• _TASK DETAILS_
Copy each line of the listing that includes "kThreads".

• _DATA PROVIDED_
template <int WORDS>
int launch_sort(kmcb200_ctx* ctx, Slot& s, void* a, void* b, uint64_t n, uint32_t key_bytes, uint32_t key_bits, int hist_mode, uint32_t n_packs, cudaStream_t st, bool* result_in_b, LeafPlan* plan = nullptr)
{
	constexpr int TILE = SortSmem<WORDS>::kTile;
	constexpr int MTILE = msd_tile<WORDS>();
	const uint64_t n_tiles64 = (n + TILE - 1) / TILE;
	if (n_tiles64 > 0x7fffffffull || n >= (1ull << 32)) return fail(ctx, KMCB200_ERR_INVALID, "bin too large: %llu records", (unsigned long long)n);
	const uint32_t n_tiles = (uint32_t)n_tiles64;
	const bool msd = ctx->use_msd && key_bits >= 24 && n >= (1u << 16);
	const uint32_t top_shift = key_bits - 8;
	if (int rc = ensure(ctx, s.desc, s.desc_cap, (size_t)n_tiles * 256, true)) return rc;
	if (msd) if (int rc = ensure_msd<WORDS>(ctx, s, n, n_packs, choose_nd2<WORDS>(ctx, n, plan != nullptr))) return rc;

	const bool hist_ready = hist_mode == kHistTiles;
	if (hist_mode == kHistNone) if (int rc = zero_async(ctx, s.zero, sizeof(ZeroBlock), st)) return rc;
	int iv = 0;
	CU(cudaEventRecord(s.ev_pass[0], st));
	void* lsd_in = a; void* lsd_out = b;
	const uint32_t* lsd_flag = nullptr;
	if (msd) {
		const uint32_t b2 = choose_b2<WORDS>(ctx, n, plan != nullptr);
		const uint32_t nd2 = 1u << b2;
		const uint32_t cap = plan ? (WORDS == 1 ? kLwMaxHeavyLeaf : kLwMaxLeaf) : (uint32_t)msd_local_cap<WORDS>();
		const bool final_in_b = (key_bytes % 2) == 0;
		void* fin = final_in_b ? b : a;
		uint32_t* flags = s.zero->msd_flags;
		const uint32_t* never = &flags[1];
		const size_t max_items1 = hist_ready ? msd_max_items1(n, n_packs) : (size_t)(n / MTILE) + 2;
		const size_t max_items2 = (size_t)(n / MTILE) + 260;
		const uint32_t pgrid1 = (uint32_t)std::min<size_t>(max_items1, (size_t)ctx->sm_count * ctx->occ_msd_part);
		const uint32_t pgrid2 = (uint32_t)std::min<size_t>(max_items2, (size_t)ctx->sm_count * (nd2 > 256 ? ctx->occ_msd_part_wide : ctx->occ_msd_part));
		const int local_smem = msd_local_cap<WORDS>() * 8 * WORDS + (MsdLocalCfg<WORDS>::kThreads / 32) * 1024;

		MsdItems items1{};
		if (hist_ready) {
			items1.item_lo = s.msd_item_lo1; items1.item_cnt = s.msd_item_cnt1; items1.n_items = &s.zero->status[1];
		} else if (hist_mode == kHistAligned) {
			items1.seg_start = s.msd_seg1; items1.item_base = s.msd_item_base1; items1.item_seg = s.msd_item_seg2; items1.n_items = s.msd_item_base1 + 1;
		} else {
			msd_setup_kernel<<<1, 1, 0, st>>>(s.msd_seg1, s.msd_item_base1, &s.zero->msd_n_items[0], n, MTILE);
			items1.seg_start = s.msd_seg1; items1.item_base = s.msd_item_base1; items1.item_seg = s.msd_item_seg2 ;
			items1.n_items = &s.zero->msd_n_items[0];
			if (int rc = zero_async(ctx, s.msd_item_seg2, max_items1 * sizeof(uint32_t), st)) return rc;
			MsdCountArgs c1{a, items1, top_shift, 256, s.msd_cells, never};
			msd_count_kernel<WORDS><<<(uint32_t)std::min<size_t>(max_items1, (size_t)ctx->sm_count * 4), 512, 0, st>>>(c1);
			ctx->launches += 2;
		}
		if (int rc = launch_cell_scan(ctx, s, items1.n_items, 256, max_items1, never, st)) return rc;
		s.pass_names[iv] = "msd_scan_L1"; CU(cudaEventRecord(s.ev_pass[++iv], st));
		MsdBoundsArgs b1{};
		b1.cell_scan = s.msd_cell_scan; b1.items = items1; b1.S = 1; b1.nd = 256; b1.n = n; b1.start = s.msd_start2;
		b1.cap = b2 == 0 ? cap : 0; b1.flags = flags;
		b1.tile = b2 > 0 ? MTILE : 0; b1.item_base = s.msd_item_base2; b1.item_seg = s.msd_item_seg2; b1.n_items = &s.zero->msd_n_items[1];
		MsdPartArgs p1{};
		p1.in = a; p1.out = b; p1.items = items1; p1.cell_scan = s.msd_cell_scan; p1.shift = top_shift; p1.nd = 256;
		p1.flags = never;
		msd_partition_kernel<WORDS><<<pgrid1, MsdCfg<WORDS>::kThreads + 32, MsdSmem<WORDS>::kBytes, st>>>(p1);
		s.pass_names[iv] = "msd_partition_L1"; CU(cudaEventRecord(s.ev_pass[++iv], st));
		msd_bounds_kernel<<<1, 1024, 0, st>>>(b1);
		ctx->launches += 2;
		if (b2 > 0) {
			MsdItems items2{};
			items2.seg_start = s.msd_start2; items2.item_base = s.msd_item_base2; items2.item_seg = s.msd_item_seg2; items2.n_items = &s.zero->msd_n_items[1];
			MsdCountArgs c2{b, items2, top_shift - b2, nd2, s.msd_cells, flags};
			if (nd2 > 512) msd_count_kernel<WORDS, 1024><<<(uint32_t)std::min<size_t>(max_items2, (size_t)ctx->sm_count * 4), 512, 0, st>>>(c2);
			else if (nd2 > 256) msd_count_kernel<WORDS, 512><<<(uint32_t)std::min<size_t>(max_items2, (size_t)ctx->sm_count * 4), 512, 0, st>>>(c2);
			else msd_count_kernel<WORDS><<<(uint32_t)std::min<size_t>(max_items2, (size_t)ctx->sm_count * 4), 512, 0, st>>>(c2);
			ctx->launches++;
			if (int rc = launch_cell_scan(ctx, s, items2.n_items, nd2, max_items2, flags, st)) return rc;
			MsdBoundsArgs bb{};
			bb.cell_scan = s.msd_cell_scan; bb.items = items2; bb.S = 256; bb.nd = nd2; bb.n = n; bb.start = s.msd_start3; bb.cap = cap; bb.flags = flags; bb.tile = 0;
			msd_bounds_flat_kernel<<<(256 * nd2 + 256) / 256 + 1, 256, 0, st>>>(bb);
			ctx->launches++;
			s.pass_names[iv] = "msd_count_L2"; CU(cudaEventRecord(s.ev_pass[++iv], st));
			MsdPartArgs p2{};
			p2.in = b; p2.out = a; p2.items = items2; p2.cell_scan = s.msd_cell_scan; p2.shift = top_shift - b2; p2.nd = nd2;
			p2.flags = flags;
			if (nd2 > 256) msd_partition_kernel<WORDS, 1024><<<pgrid2, MsdCfg<WORDS>::kThreads + 32, MsdSmem<WORDS, 1024>::kBytes, st>>>(p2);
			else msd_partition_kernel<WORDS><<<pgrid2, MsdCfg<WORDS>::kThreads + 32, MsdSmem<WORDS>::kBytes, st>>>(p2);
			ctx->launches++;
			s.pass_names[iv] = "msd_partition_L2"; CU(cudaEventRecord(s.ev_pass[++iv], st));
		}
		if (plan) {
			plan->active = true;
			plan->recs = b2 > 0 ? a : b; plan->start = b2 > 0 ? s.msd_start3 : s.msd_start2; plan->n_leaves = 256 * nd2; plan->low_bits = top_shift - b2;
		} else {
			MsdLocalArgs lo{};
			lo.in = b2 > 0 ? a : b; lo.out = fin; lo.start = b2 > 0 ? s.msd_start3 : s.msd_start2; lo.n_buckets = 256 * nd2;
			lo.low_bits = top_shift - b2; lo.bucket_counter = &s.zero->msd_counters[2]; lo.flags = flags;
			const uint32_t lgrid = (uint32_t)std::min<size_t>(lo.n_buckets, (size_t)ctx->sm_count * ctx->occ_msd_local);
			msd_local_sort_kernel<WORDS><<<lgrid, MsdLocalCfg<WORDS>::kThreads, local_smem, st>>>(lo);
			ctx->launches++;
			s.pass_names[iv] = "msd_local_sort"; CU(cudaEventRecord(s.ev_pass[++iv], st));
// ... 115 lines not shown
	if (fused) {
		st = st_expand;
		const uint32_t nd2 = DISPATCH_WORDS(ctx, choose_nd2, ctx, n_rec, ctx->use_leaf);
		if (int rc = DISPATCH_WORDS(ctx, ensure_msd, ctx, s, n_rec, np, nd2)) return rc;
		if (int rc = ensure(ctx, s.pdesc, s.pdesc_cap, (size_t)np + 1, true)) return rc;
		const uint32_t mtile = ctx->words == 1 ? (uint32_t)msd_tile<1>() : (uint32_t)msd_tile<2>();
		static_assert(msd_tile<2>() == msd_tile<3>() && msd_tile<2>() == msd_tile<4>(), "one tile size for all wide records");
		const uint32_t n_tiles = (uint32_t)((n_rec + mtile - 1) / mtile);
		uint32_t tile_shift = 0;
		while ((1u << tile_shift) < mtile) ++tile_shift;
		InitExtra x;
		x.cells = reinterpret_cast<uint32_t*>(s.msd_cells); x.cell_words = ((size_t)256 * n_tiles + 1) / 2;
		x.item_seg = s.msd_item_seg2; x.item_seg_words = (size_t)n_tiles + 2;
		x.seg1 = s.msd_seg1; x.item_base1 = s.msd_item_base1; x.n = n_rec; x.n_tiles = n_tiles;
		bin_init_kernel<<<296, 256, 0, st>>>(reinterpret_cast<uint32_t*>(s.zero), (uint32_t)(sizeof(ZeroBlock) / 4), reinterpret_cast<uint32_t*>(zero_lut),
			(size_t)ctx->lut_entries * 2, reinterpret_cast<uint32_t*>(zero_result), x);
		FusedArgs f{};
		f.bin = d_bin; f.size = size; f.pack_start = s.d_pack_start; f.n_packs = np; f.k = k; f.both_strands = ctx->prm.both_strands; f.n_rec = n_rec;
		f.recs = d_recs; f.cells1 = reinterpret_cast<uint32_t*>(s.msd_cells); f.n_tiles = n_tiles; f.tile_shift = tile_shift;
		f.top_shift = std::max(2u * k, 8u) - 8u;
		f.desc = s.pdesc; f.ticket = &s.zero->pack_ticket[0]; f.status = s.zero->status; f.flags = s.zero->msd_flags;
		if (int rc = next_epoch(ctx, &f.epoch)) return rc;
		switch (ctx->words) {
		case 1: expand_fused_kernel<1><<<np, kFxThreads, FxSmem<1>::kBytes, st>>>(f); break;
		case 2: expand_fused_kernel<2><<<np, kFxThreads, FxSmem<2>::kBytes, st>>>(f); break;
		case 3: expand_fused_kernel<3><<<np, kFxThreads, FxSmem<3>::kBytes, st>>>(f); break;
		default: expand_fused_kernel<4><<<np, kFxThreads, FxSmem<4>::kBytes, st>>>(f); break;
		}
		ctx->launches += 2;
		CU(cudaGetLastError());
		s.hist_mode = kHistAligned;
		return 0;
	}
	s.hist_mode = em.mode == kExpandAll ? kHistTiles : kHistNone;

	if (int rc = ensure(ctx, s.sk_off, s.sk_off_cap, size / min_rec + 2)) return rc;
	if (int rc = ensure(ctx, s.sk_kpre, s.sk_kpre_cap, size / min_rec + 2)) return rc;
	if (int rc = ensure(ctx, s.tile_first, s.tile_first_cap, size * 4 / kExpandMinTile + np + 2)) return rc;
	const uint64_t n_bound = n_rec == kExpandUnknownRecs ? size * 4 : n_rec;
	if (int rc = ensure(ctx, s.tile_pack, s.tile_pack_cap, n_bound / kExpandMinTile + np + 2)) return rc;
	if (int rc = ensure(ctx, s.tile_desc, s.tile_desc_cap, 2 * (n_bound / kExpandMinTile + np + 2))) return rc;

	ExpandArgs a;
	a.bin = d_bin; a.size = size; a.pack_start = s.d_pack_start; a.n_packs = np; a.k = k; a.min_rec_bytes = min_rec;
	a.both_strands = ctx->prm.both_strands; a.n_rec = n_rec;
	a.tile = ctx->words == 1 ? ExpandCfg<1>::kTile : ExpandCfg<2>::kTile;
	a.sk_off = s.sk_off; a.sk_kpre = s.sk_kpre; a.tile_first = s.tile_first; a.pack_nsk = s.pack_nsk; a.pack_nk = s.pack_nk;
	a.pack_kbase = s.pack_kbase; a.pack_tbase = s.pack_tbase; a.tile_pack = s.tile_pack; a.tile_pack_cap = n_bound / kExpandMinTile + np + 2;
	a.tile_desc = s.tile_desc;
	a.status = s.zero->status; a.flags = s.zero->msd_flags;
	a.recs = d_recs;
	a.mode = em.mode; a.fshift = em.fshift; a.fprefix = em.fprefix; a.fmask = em.fmask; a.hist12 = em.hist12; a.out_counter = em.out_counter;
	a.blk_of_prefix = em.blk_of_prefix; a.region_start = em.region_start; a.n_blocks = em.n_blocks;
	if (em.mode == kExpandAll) {
		if (int rc = DISPATCH_WORDS(ctx, ensure_msd, ctx, s, n_rec, np, DISPATCH_WORDS(ctx, choose_nd2, ctx, n_rec, ctx->use_leaf))) return rc;
		a.cells1 = s.msd_cells; a.item_lo1 = s.msd_item_lo1; a.item_cnt1 = s.msd_item_cnt1;
	} else { a.cells1 = nullptr; a.item_lo1 = nullptr; a.item_cnt1 = nullptr; }
	a.top_shift = std::max(2u * k, 8u) - 8u;

	bin_init_kernel<<<64, 256, 0, st>>>(reinterpret_cast<uint32_t*>(s.zero), (uint32_t)(sizeof(ZeroBlock) / 4), reinterpret_cast<uint32_t*>(zero_lut),
		(size_t)ctx->lut_entries * 2, reinterpret_cast<uint32_t*>(zero_result), InitExtra());
	if (s.have_extras && em.mode == kExpandAll) {
		index_from_extras_kernel<<<np, 1024, 0, st>>>(a, s.d_extras, s.d_pack_rec);
		ctx->launches += 2;
		big_pack = false;
	} else {
		walk_packs_parallel_kernel<<<np, kWalkSegs, kWalkChunk + 32, st>>>(a, s.pack_done);
		ctx->launches += 2;
	}
	if (big_pack) {
		walk_packs_kernel<<<(np + kWalkWarpsPerBlock - 1) / kWalkWarpsPerBlock, 32 * kWalkWarpsPerBlock, 0, st>>>(a, s.pack_done);
		ctx->launches++;
	}
	scan_packs_kernel<<<1, 1024, 0, st>>>(a);
	tile_desc_kernel<<<(uint32_t)((a.tile_pack_cap + 255) / 256), 256, 0, st>>>(a);
	ctx->launches += 2;
	CU(cudaGetLastError());
	if (st_expand != st) {
		CU(cudaEventRecord(s.ev_walk, st));
		CU(cudaStreamWaitEvent(st_expand, s.ev_walk, 0));
	}
	return DISPATCH_WORDS(ctx, launch_expand, ctx, a, st_expand);
}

• _ANSWER BELOW_
		const int local_smem = msd_local_cap<WORDS>() * 8 * WORDS + (MsdLocalCfg<WORDS>::kThreads / 32) * 1024;
		msd_partition_kernel<WORDS><<<pgrid1, MsdCfg<WORDS>::kThreads + 32, MsdSmem<WORDS>::kBytes, st>>>(p1);
			if (nd2 > 256) msd_partition_kernel<WORDS, 1024><<<pgrid2, MsdCfg<WORDS>::kThreads + 32, MsdSmem<WORDS, 1024>::kBytes, st>>>(p2);
			else msd_partition_kernel<WORDS><<<pgrid2, MsdCfg<WORDS>::kThreads + 32, MsdSmem<WORDS>::kBytes, st>>>(p2);
			msd_local_sort_kernel<WORDS><<<lgrid, MsdLocalCfg<WORDS>::kThreads, local_smem, st>>>(lo);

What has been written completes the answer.